Grouping Group Sample size accuracy f1 precision_score recall_score
Recipient organisation Golden triangle 41 0.872 0.850 0.895
Recipient organisation Not golden triangle 66 0.873 0.886 0.861
Region grouped Greater London 30 0.867 0.867 0.867
Region grouped International 10 0.750 0.600 1.000
Region grouped UK, not greater London 67 0.889 0.914 0.865

Conclusion:

  • We pick our best model as the ensemble model which looks for agreement in 3 out of 4 models.
  • This model performs equally well on the F1, precision and recall metrics for the test data - all 0.87.

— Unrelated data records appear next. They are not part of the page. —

@@ -886,11 +931,18 @@
 hipError_t launch_vectors_finish(const double *pool_xy_dev, const double *pool_uv_dev,
                                  const unsigned char *flags_dev, const int *pool_count_dev, int capacity,
                                  double decl_scale, int m, int n, float *xy_out_dev, float *uv_out_dev,
-                                 IdwDyn *dyn_dev, hipStream_t stream) {
-  hipLaunchKernelGGL(vectors_finish, dim3(1), dim3(kOrdThreads), 0, stream,
-                     reinterpret_cast<const double2 *>(pool_xy_dev), reinterpret_cast<const double2 *>(pool_uv_dev),
-                     flags_dev, pool_count_dev, capacity, decl_scale, m, n, reinterpret_cast<float2 *>(xy_out_dev),
-                     reinterpret_cast<float2 *>(uv_out_dev), dyn_dev);
+                                 IdwDyn *dyn_dev, hipStream_t stream, const unsigned long long *sorted_keys_dev) {
+#define PSH_FINISH(PRESORTED)                                                                                           \
+  hipLaunchKernelGGL(vectors_finish<PRESORTED>, dim3(1), dim3(kOrdThreads), 0, stream,                                  \
+                     reinterpret_cast<const double2 *>(pool_xy_dev), reinterpret_cast<const double2 *>(pool_uv_dev),    \
+                     flags_dev, pool_count_dev, capacity, decl_scale, m, n, reinterpret_cast<float2 *>(xy_out_dev),     \
+                     reinterpret_cast<float2 *>(uv_out_dev), dyn_dev, sorted_keys_dev)
+  if (sorted_keys_dev != nullptr) {
+    PSH_FINISH(true);
+  } else {
+    PSH_FINISH(false);
+  }
+#undef PSH_FINISH
   return hipGetLastError();
 }
 
@@ -981,3 +1033,56 @@
   *out_reach = d.reach;
   return PSH_OK;
 }
+
+extern "C" int psh_outliers_finish_host(const double *xy, const double *values, int count, int k, double thr,
+                                        double decl_scale, int m, int n, unsigned char *flags_out, float *out_xy,
+                                        float *out_values, int *out_count, int *out_mode, float *out_const,
+                                        float *out_reach) {
+  PSH_ENTER(c);
+  if (count < 0 || m <= 0 || n <= 0) return psh::fail(PSH_EINVAL, "outliers_finish: invalid argument");
+  if (k < 1) return psh::fail(PSH_EINVAL, "outliers_finish: k must be >= 1");
+  if (count > psh::kFinMax) return psh::fail(PSH_EUNSUPPORTED, "outliers_finish: more than %d vectors", psh::kFinMax);
+  if (!out_xy || !out_values || !out_count || !out_mode || !out_const || !out_reach ||
+      (count > 0 && (!xy || !values || !flags_out)))
+    return psh::fail(PSH_EINVAL, "outliers_finish: NULL pointer");
+  auto up = [](size_t v) { return (v + 255) & ~static_cast<size_t>(255); };
+  const size_t cap = static_cast<size_t>(count > 0 ? count : 1);
+  const size_t vec = cap * 16, off_uv = vec, off_fl = 2 * vec, off_cnt = up(off_fl + cap), off_keys = off_cnt + 256;
+  const size_t off_oxy = off_keys + cap * 8, off_ouv = off_oxy + cap * 8, off_dyn = off_ouv + cap * 8;
+  psh::Scratch blk;
+  if (int rc = blk.alloc(off_dyn + sizeof(psh::IdwDyn))) return rc;
+  char *base = blk.as<char>();
+  if (count > 0) {
+    PSH_HIP(hipMemcpyAsync(base, xy, vec, hipMemcpyHostToDevice, c.stream));
+    PSH_HIP(hipMemcpyAsync(base + off_uv, values, vec, hipMemcpyHostToDevice, c.stream));
+  }
+  PSH_HIP(hipMemcpyAsync(base + off_cnt, &count, sizeof(int), hipMemcpyHostToDevice, c.stream));
+  PSH_HIP(hipStreamSynchronize(c.stream));
+  const double *d_xy = reinterpret_cast<const double *>(base), *d_uv = reinterpret_cast<const double *>(base + off_uv);
+  unsigned char *d_fl = reinterpret_cast<unsigned char *>(base + off_fl);
+  int *d_cnt = reinterpret_cast<int *>(base + off_cnt);
+  unsigned long long *d_keys = reinterpret_cast<unsigned long long *>(base + off_keys);
+  bool presorted = false;
+  PSH_HIP(psh::launch_outliers_pooled(d_xy, d_uv, d_cnt, static_cast<int>(cap), k, thr, d_fl, c.stream, decl_scale, d_keys,
+                                      &presorted));
+  PSH_HIP(psh::launch_vectors_finish(d_xy, d_uv, d_fl, d_cnt, static_cast<int>(cap), decl_scale, m, n,
+                                     reinterpret_cast<float *>(base + off_oxy), reinterpret_cast<float *>(base + off_ouv),
+                                     reinterpret_cast<psh::IdwDyn *>(base + off_dyn), c.stream,
+                                     presorted ? d_keys : nullptr));
+  psh::IdwDyn d;
+  PSH_HIP(hipMemcpyAsync(&d, base + off_dyn, sizeof(d), hipMemcpyDeviceToHost, c.stream));
+  if (count > 0) PSH_HIP(hipMemcpyAsync(flags_out, d_fl, static_cast<size_t>(count), hipMemcpyDeviceToHost, c.stream));
+  PSH_HIP(hipStreamSynchronize(c.stream));
+  const int L = d.L < 0 ? 0 : d.L > count ? count : d.L;
+  if (L > 0) {
+    PSH_HIP(hipMemcpyAsync(out_xy, base + off_oxy, static_cast<size_t>(L) * 8, hipMemcpyDeviceToHost, c.stream));
+    PSH_HIP(hipMemcpyAsync(out_values, base + off_ouv, static_cast<size_t>(L) * 8, hipMemcpyDeviceToHost, c.stream));
+    PSH_HIP(hipStreamSynchronize(c.stream));
+  }
+  *out_count = L;
+  *out_mode = d.mode;
+  out_const[0] = d.cu;
+  out_const[1] = d.cv;
+  *out_reach = d.reach;
+  return PSH_OK;
+}
diff --git a/pysteps_amd/csrc/sparse_qc.hip b/pysteps_amd/csrc/sparse_qc.hip
--- a/pysteps_amd/csrc/sparse_qc.hip
+++ b/pysteps_amd/csrc/sparse_qc.hip
@@ -1,6 +1,7 @@
 #include <vector>
 
 #include "common.h"
+#include "decluster_key.h"
 
 namespace psh {
 namespace {
@@ -136,14 +137,11 @@
 }
 
 template <int KPER>
-__global__ __launch_bounds__(64) void outliers_local_sorted(const double2 *__restrict__ xy,
-                                                            const double2 *__restrict__ uv, int n_host,
-                                                            const int *__restrict__ n_dev, int k, double thr,
-                                                            unsigned char *__restrict__ flags) {
-  __shared__ unsigned long long keys[KPER * 64];
-  __shared__ double2 s_nb[64];
-  const int n = n_dev ? *n_dev : n_host;
-  const int i = blockIdx.x, lane = threadIdx.x;
+__device__ __forceinline__ void outlier_test_sorted(const double2 *__restrict__ xy, const double2 *__restrict__ uv,
+                                                    int n, int i, int k, double thr,
+                                                    unsigned char *__restrict__ flags, unsigned long long *keys,
+                                                    double2 *s_nb) {
+  const int lane = threadIdx.x;
   if (i >= n) return;
   if (n < 2) {
     if (lane == 0) flags[i] = 0;
@@ -207,6 +205,47 @@
   flags[i] = mahalanobis_outlier(cnt, sa, sb, saa, sab, sbb, thr) ? 1 : 0;
 }
 
+template <int KPER>
+__global__ __launch_bounds__(64) void outliers_local_sorted(const double2 *__restrict__ xy,
+                                                            const double2 *__restrict__ uv, int n_host,
+                                                            const int *__restrict__ n_dev, int k, double thr,
+                                                            unsigned char *__restrict__ flags) {
+  __shared__ unsigned long long keys[KPER * 64];
+  __shared__ double2 s_nb[64];
+  outlier_test_sorted<KPER>(xy, uv, n_dev ? *n_dev : n_host, blockIdx.x, k, thr, flags, keys, s_nb);
+}
+
+template <int KPER>
+__global__ __launch_bounds__(64) void outliers_pooled_sorted(const double2 *__restrict__ xy,
+                                                             const double2 *__restrict__ uv, int rows,
+                                                             const int *__restrict__ n_dev, int k, double thr,
+                                                             unsigned char *__restrict__ flags, double scale,
+                                                             unsigned long long *__restrict__ sorted) {
+  __shared__ unsigned long long keys[KPER * 64];
+  __shared__ double2 s_nb[64];
+  const int n = min(*n_dev, rows);
+  if (static_cast<int>(blockIdx.x) < rows) {
+    outlier_test_sorted<KPER>(xy, uv, n, blockIdx.x, k, thr, flags, keys, s_nb);
+    return;
+  }
+  const int first = (static_cast<int>(blockIdx.x) - rows) * 64, lane = threadIdx.x;
+  if (first >= n) return;
+  const bool decl = scale > 1.0;
+#pragma unroll
+  for (int q = 0; q < KPER; ++q) {
+    const int j = q * 64 + lane;
+    if (j < n) keys[j] = decluster_key(decl ? xy[j] : make_double2(0.0, 0.0), j, scale);
+  }
+  __syncthreads();
+  const int i = first + lane;
+  if (i >= n) return;
+  const unsigned long long mine = keys[i];
+  int rank = 0;
+#pragma unroll 8
+  for (int j = 0; j < n; ++j) rank += keys[j] < mine ? 1 : 0;
+  sorted[rank] = mine;
+}
+
 static void launch_outliers(int rows, size_t cap_for_lds, hipStream_t stream, const double2 *xy, const double2 *uv, int n_host,
                             const int *n_dev, int k, double thr, unsigned char *flags) {
   if (rows <= 16 * 64) {
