bool k_bn_vec_ok(int prec, int C);
size_t k_bn_acc_elems(int C, int groups);
void k_bn_stats_acc(const void* x, int rows_per_group, int C, int groups, unsigned long long* acc, cudaStream_t s);
void k_bn_apply_acc(const void* x, void* y, int rows_per_group, int C, int groups, const unsigned long long* acc, const float* gamma, const float* beta,
                    int act, float alpha, float eps, float* coef, const float* run_mean, const float* run_var, float* g_mean, float* g_var, float decay, cudaStream_t s, int replicas = 1);
void k_bn_bwd_stats_acc(const void* x, const void* eps_out, int rows_per_group, int C, int groups, const float* coef, int act, float alpha, unsigned long long* acc, cudaStream_t s);
void k_bn_bwd_apply_acc(const void* x, const void* eps_out, void* eps_in, int rows_per_group, int C, int groups, const float* coef, int act, float alpha, int premul,
                        const unsigned long long* acc, float* g_gamma, float* g_beta, int want_param_grads, cudaStream_t s, int replicas = 1);

void k_act_fwd(int prec, const void* x, void* y, size_t n, int act, float alpha, cudaStream_t s);
void k_act_bwd_from_output(int prec, const void* a, const void* eps_out, void* eps_in, size_t n, int act, float alpha, cudaStream_t s);
bool act_ext_kind(int act);
void k_act_ext_fwd(int prec, int act, float alpha, const void* z, void* a, size_t n, cudaStream_t s);
void k_act_ext_bwd(int prec, int act, float alpha, const void* z, void* eps, size_t n, cudaStream_t s);
void k_maxpool_fwd(int prec, const void* x, void* y, uint8_t* argmax, int N, int H, int W, int C, int OH, int OW, int KH, int KW, int SH, int SW, cudaStream_t s);
void k_maxpool_bwd(int prec, const void* eps_out, const uint8_t* argmax, void* eps_in, int N, int H, int W, int C, int OH, int OW, int KH, int KW, int SH, int SW, cudaStream_t s);
void k_upsample_fwd(int prec, const void* x, void* y, int N, int H, int W, int C, int f, cudaStream_t s);
void k_upsample_bwd(int prec, const void* eps_out, void* eps_in, int N, int H, int W, int C, int f, cudaStream_t s);

enum Pool { POOL_MAX = 0, POOL_AVG = 1, POOL_SUM = 2, POOL_PNORM = 3 };
void k_pool2d_fwd(int prec, int kind, int pn, const void* x, void* y, int N, int H, int W, int C, int OH, int OW, int KH, int KW, int SH, int SW, int PH, int PW,
                  cudaStream_t s);
void k_pool2d_bwd(int prec, int kind, int pn, const void* eps_out, const void* x, const void* y, void* eps_in, int N, int H, int W, int C, int OH, int OW, int KH,
                  int KW, int SH, int SW, int PH, int PW, cudaStream_t s);
int k_global_pool_splits(int prec, int N, int HW, int C, int vec);
size_t k_global_pool_partial_elems(int prec, int max_rows, int HW, int C);
void k_global_pool_fwd(int prec, int kind, int pn, const void* x, void* y, int32_t* idx, int N, int HW, int C, float* part, int32_t* part_idx, unsigned* ticket,
                       cudaStream_t s);
void k_global_pool_bwd(int prec, int kind, int pn, const void* eps_out, const void* x, const void* y, const int32_t* idx, void* eps_in, int N, int HW, int C,
                       cudaStream_t s);
extern int g_pool_last_splits;

struct DropoutArgs { uint64_t seed; uint32_t tag; uint32_t threshold; float scale; int keep_all; };
void k_dropout_fwd(int prec, const void* x, void* y, uint32_t* mask, size_t n, const DropoutArgs& a, unsigned long long* pass, unsigned* ticket, int bump_pass, cudaStream_t s);
void k_dropout_bwd(int prec, const void* eps_out, void* eps_in, const uint32_t* mask, size_t n, float scale, cudaStream_t s);

void k_xent(int prec, const void* z, const float* y, void* dz, float* loss_sums, int rows_per_group, int groups, float clip_eps, cudaStream_t s);
void k_sigmoid_out(int prec, const void* z, void* p, size_t n, cudaStream_t s);
void k_softmax_xent(int prec, const void* z, const float* y, void* dz, void* p_out, float* loss_sums, int rows, int K, cudaStream_t s);
int k_loss_blocks(size_t n_per_group, int groups);
void k_loss(int prec, int loss, int act, float alpha, const void* z, const float* y, void* dz, float* loss_sums, int rows_per_group, int n_out, int groups,
            double* partial, unsigned* ticket, cudaStream_t s);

  • This model is less precise (0.85 vs 0.89) but has a higher recall (0.90 vs 0.86) for golden triangle universities, overall the F1 scores are the same (0.87).
  • This model performs better for UK outside of Greater London in comparison to Great London regions (0.89 vs 0.87 F1, 0.91 vs 0.87 precision, similar recall).
  • This model performs badly on International regions as compared to Great London or elsewhere in the UK. The precision is 0.6 and the recall is 1 for International regions.